Thank you sooooo much!!! I'm going to send back the material that they say is for rhinestones and keep the hartco. I was up till about midnight playing with my pressures like you said and I have got the hartco 425S cutting perfect finally. 

I'm not using any system. Truth is I have bought all of my stuff from DAS (cutter, emb. machine, large format printer, software...etc.) but they wanted over $1200 for the stone stencil system and I just couldn't do it right now. They won't sell me the material for the stencils either because I didn't buy the whole system, which I don't really understand, but oh well.

I am using Corel and if you don't mind sending me your circle sizes that you are using I would REALLY appreciate it. I bought some SS-8, SS-10, SS-12, and SS-16. Thats the ones that Nova Rhinestone said were the most popular size. My e-mail is [email protected]

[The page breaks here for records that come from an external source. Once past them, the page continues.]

diff --git a/magat_pathplanning_amd/csrc/block_walk.h b/magat_pathplanning_amd/csrc/block_walk.h
--- a/magat_pathplanning_amd/csrc/block_walk.h
+++ b/magat_pathplanning_amd/csrc/block_walk.h
@@ -186,3 +186,146 @@
 struct W4P1 { static constexpr int NT = 2; static constexpr int t[2] = {T_I2, T_I3}; };
 struct W4P2 { static constexpr int NT = 2; static constexpr int t[2] = {T_C, T_ET}; };
 struct W4P3 { static constexpr int NT = 3; static constexpr int t[3] = {T_EB, T_EL, T_ER}; };
+
+
+constexpr int HT_N = 18;
+constexpr int HT_PIX[HT_N][2] = {{7, 10},  {25, 28}, {8, 9},   {26, 27}, {16, 13}, {22, 19}, {14, 15}, {20, 21},
+                                 {0, 5},   {30, 35},
+                                 {1, 4},   {2, 3},   {31, 34}, {32, 33},
+                                 {6, 12},  {24, 18}, {17, 11}, {23, 29}};
+constexpr int HT_TAPS[HT_N] = {0x1FF, 0x1FF, 0x1FF, 0x1FF, 0x1FF, 0x1FF, 0x1FF, 0x1FF, 0x1F8, 0x03F,
+                               0x1F8, 0x1F8, 0x03F, 0x03F, 0x1B6, 0x1B6, 0x0DB, 0x0DB};
+constexpr int HT_I1 = 0, HT_I2 = 1, HT_I3 = 2, HT_I4 = 3, HT_I5 = 4, HT_I6 = 5, HT_I7 = 6, HT_I8 = 7, HT_CT = 8, HT_CB = 9,
+              HT_TA = 10, HT_TB = 11, HT_BA = 12, HT_BB = 13, HT_LA = 14, HT_LB = 15, HT_RA = 16, HT_RB = 17;
+constexpr bool ht_tap_valid(int pix, int tp) {
+  const int y = pix / 6 + tp / 3 - 1, x = pix % 6 + tp % 3 - 1;
+  return y >= 0 && y < 6 && x >= 0 && x < 6;
+}
+constexpr bool ht_tables_ok() {
+  int seen[NPIX] = {}, taps = 0;
+  for (int s = 0; s < HT_N; ++s) {
+    for (int sl = 0; sl < 2; ++sl) seen[HT_PIX[s][sl]] += 1;
+    for (int tp = 0; tp < 9; ++tp) {
+      const bool v0 = ht_tap_valid(HT_PIX[s][0], tp), v1 = ht_tap_valid(HT_PIX[s][1], tp);
+      const bool run = HT_TAPS[s] >> tp & 1;
+      if (run != (v0 || v1)) return false;
+      if (run && v0 != v1 && s != HT_CT && s != HT_CB) return false;
+      taps += run;
+    }
+  }
+  for (int pix = 0; pix < NPIX; ++pix)
+    if (seen[pix] != 1) return false;
+  return taps == 132;
+}
+static_assert(ht_tables_ok(), "half tiles: pixels, tap masks or the tap count");
+constexpr int h16_minshift(int s) {
+  int m = 99;
+  for (int tp = 0; tp < 9; ++tp)
+    if (HT_TAPS[s] >> tp & 1) {
+      const int sh = 6 * (tp / 3 - 1) + (tp % 3 - 1);
+      if (sh < m) m = sh;
+    }
+  return m;
+}
+template <int KSM, int KS2>
+constexpr W4Seq<(132 * KSM + HT_N * KS2) + 1> h16_seq() {
+  W4Seq<(132 * KSM + HT_N * KS2) + 1> q{};
+  int n = 0;
+  for (int tp = 0; tp < 9; ++tp)
+    for (int ks = 0; ks < KSM; ++ks) {
+      bool first = true;
+      for (int s = 0; s < HT_N; ++s)
+        if (HT_TAPS[s] >> tp & 1) {
+          q.it[n].tp = (signed char)tp; q.it[n].ks = (signed char)ks; q.it[n].s = (signed char)s; q.it[n].first = first;
+          first = false;
+          ++n;
+        }
+    }
+  q.nmain = n;
+  for (int ks = 0; ks < KS2; ++ks)
+    for (int s = 0; s < HT_N; ++s) {
+      q.it[n].tp = 9; q.it[n].ks = (signed char)ks; q.it[n].s = (signed char)s; q.it[n].first = s == 0;
+      ++n;
+    }
+  q.n = n;
+  return q;
+}
+template <int KSM, int KS2, int PS_IN, int PS_IN2, int D>
+__device__ __forceinline__ void walk16(char* lds, int in_off, int in2_off, const char* wbase, f32x4 (&acc)[2][HT_N], bool with_res) {
+  u32x4 w[D][4];
+  constexpr auto SQ = h16_seq<KSM, KS2>();
+  constexpr int NMAIN = 9 * KSM, NSTEP = NMAIN + KS2;
+  int tid = threadIdx.x;
+  asm volatile("" : "+v"(tid));
+  const int lane = tid & 63;
+  const unsigned lane16 = (unsigned)lane * 16u;
+  const int agent = lane & 7, sl = (lane >> 3) & 1, kq = lane >> 4;
+  unsigned ab[HT_N], b0[HT_N];
+  int cmask[2] = {0, 0};
+#pragma unroll
+  for (int s = 0; s < HT_N; ++s) {
+    const int pix = sl ? HT_PIX[s][1] : HT_PIX[s][0];
+    ab[s] = (unsigned)(pix * PIXB + agent * 16 + kq * BLK);
+    b0[s] = ab[s] + (unsigned)(in_off + h16_minshift(s) * PIXB);
+    asm volatile("" : "+v"(b0[s]));
+    if (s == HT_CT || s == HT_CB) {
+      const int y = pix / 6, x = pix - 6 * y;
+#pragma unroll
+      for (int tp = 0; tp < 9; ++tp) {
+        const int dy = tp / 3 - 1, dx = tp % 3 - 1;
+        if (y + dy >= 0 && y + dy < 6 && x + dx >= 0 && x + dx < 6) cmask[s - HT_CT] |= 1 << tp;
+      }
+    }
+  }
+  const unsigned az = (unsigned)(ZPIX * PIXB + agent * 16 + kq * BLK + in_off);
+  auto load_w = [&](int step, u32x4 (&b)[4]) {
+#pragma unroll
+    for (int j = 0; j < 4; ++j) b[j] = *reinterpret_cast<const u32x4*>(wbase + (size_t)step * 4096 + (lane16 + 1024u * j));
+  };
+  constexpr int AV = MAGAT_W4_AV;
+  u32x4 av[AV][2];
+  auto rd = [&](const W4Item it, int pl, u32x4& dst) {
+    if (it.tp == 9) {
+      dst = *reinterpret_cast<const u32x4*>(lds + (ab[it.s] + (unsigned)in2_off) + (pl * PS_IN2 + it.ks * 4 * BLK));
+    } else if (it.s == HT_CT || it.s == HT_CB) {
+      const int sh = 6 * (it.tp / 3 - 1) + (it.tp % 3 - 1);
+      const unsigned a = (cmask[it.s - HT_CT] >> it.tp & 1) ? ab[it.s] + (unsigned)(in_off + sh * PIXB) : az;
+      dst = *reinterpret_cast<const u32x4*>(lds + a + (pl * PS_IN + it.ks * 4 * BLK));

Thank you so much for your help!!!!!


----------



## Buckingham (Feb 9, 2009)

SandyMcC said:


> I LOVE cutting the black rubber from ACS, once I started cutting it directly on a mat. I also swear by those Shur-Line brushes for getting the rhinestones brushed correctly into the holes. Here's a You Tube video I made showing the process:
> 
> YouTube - Cutting Motif Rubber for Rhinestone Patterns


Thanks for that video Sandy!! I'm going to go out and get some of that Krylon and try it today. My cutter wont' cut on a mat like that, but after it cuts I'm going to lift the whole design off the backer and spray on that Krylon and press it on a plastic sheet and see if that helps me to lift it off and leave the holes behind. Thanks for your help!!!


----------



## SandyMcC (Jul 23, 2009)

Be sure to press it down REALLY well before you lift it back up. The idea is to get great adhesion between those little cut circles and the mat.

Are you 100% sure you can't use some kind of mat in your cutter?


----------



## veedub3 (Mar 29, 2007)

I don't have the flat board like Sandy but I use a mat in mine when cutting templates. The mat I use is flexible so it moves just like the material you are cutting but provides a stiff back and i get great cuts using it. I even use it sometimes when i am cutting fine details when cutting vinyl. Works great. I don't think you need the flat board to use a mat.

Katrina


----------



## SandyMcC (Jul 23, 2009)

That's correct... you don't need those tables with most mats... including the Cricut mats. You don't even need them with our smaller ones... it's just that the 14 x 24 is SO long that it starts to droop at the back because it's so heavy... although if you have enough pinch rollers, you can keep the mat flat enough while cutting.


----------



## Buckingham (Feb 9, 2009)

I don't know that I can't use the mat? I've never tried. What kind of mat is it? When I go to Michaels for the Krylon I'll pick one up and try it. Is that what people use to cut fabrics for applique too? Thanks!


----------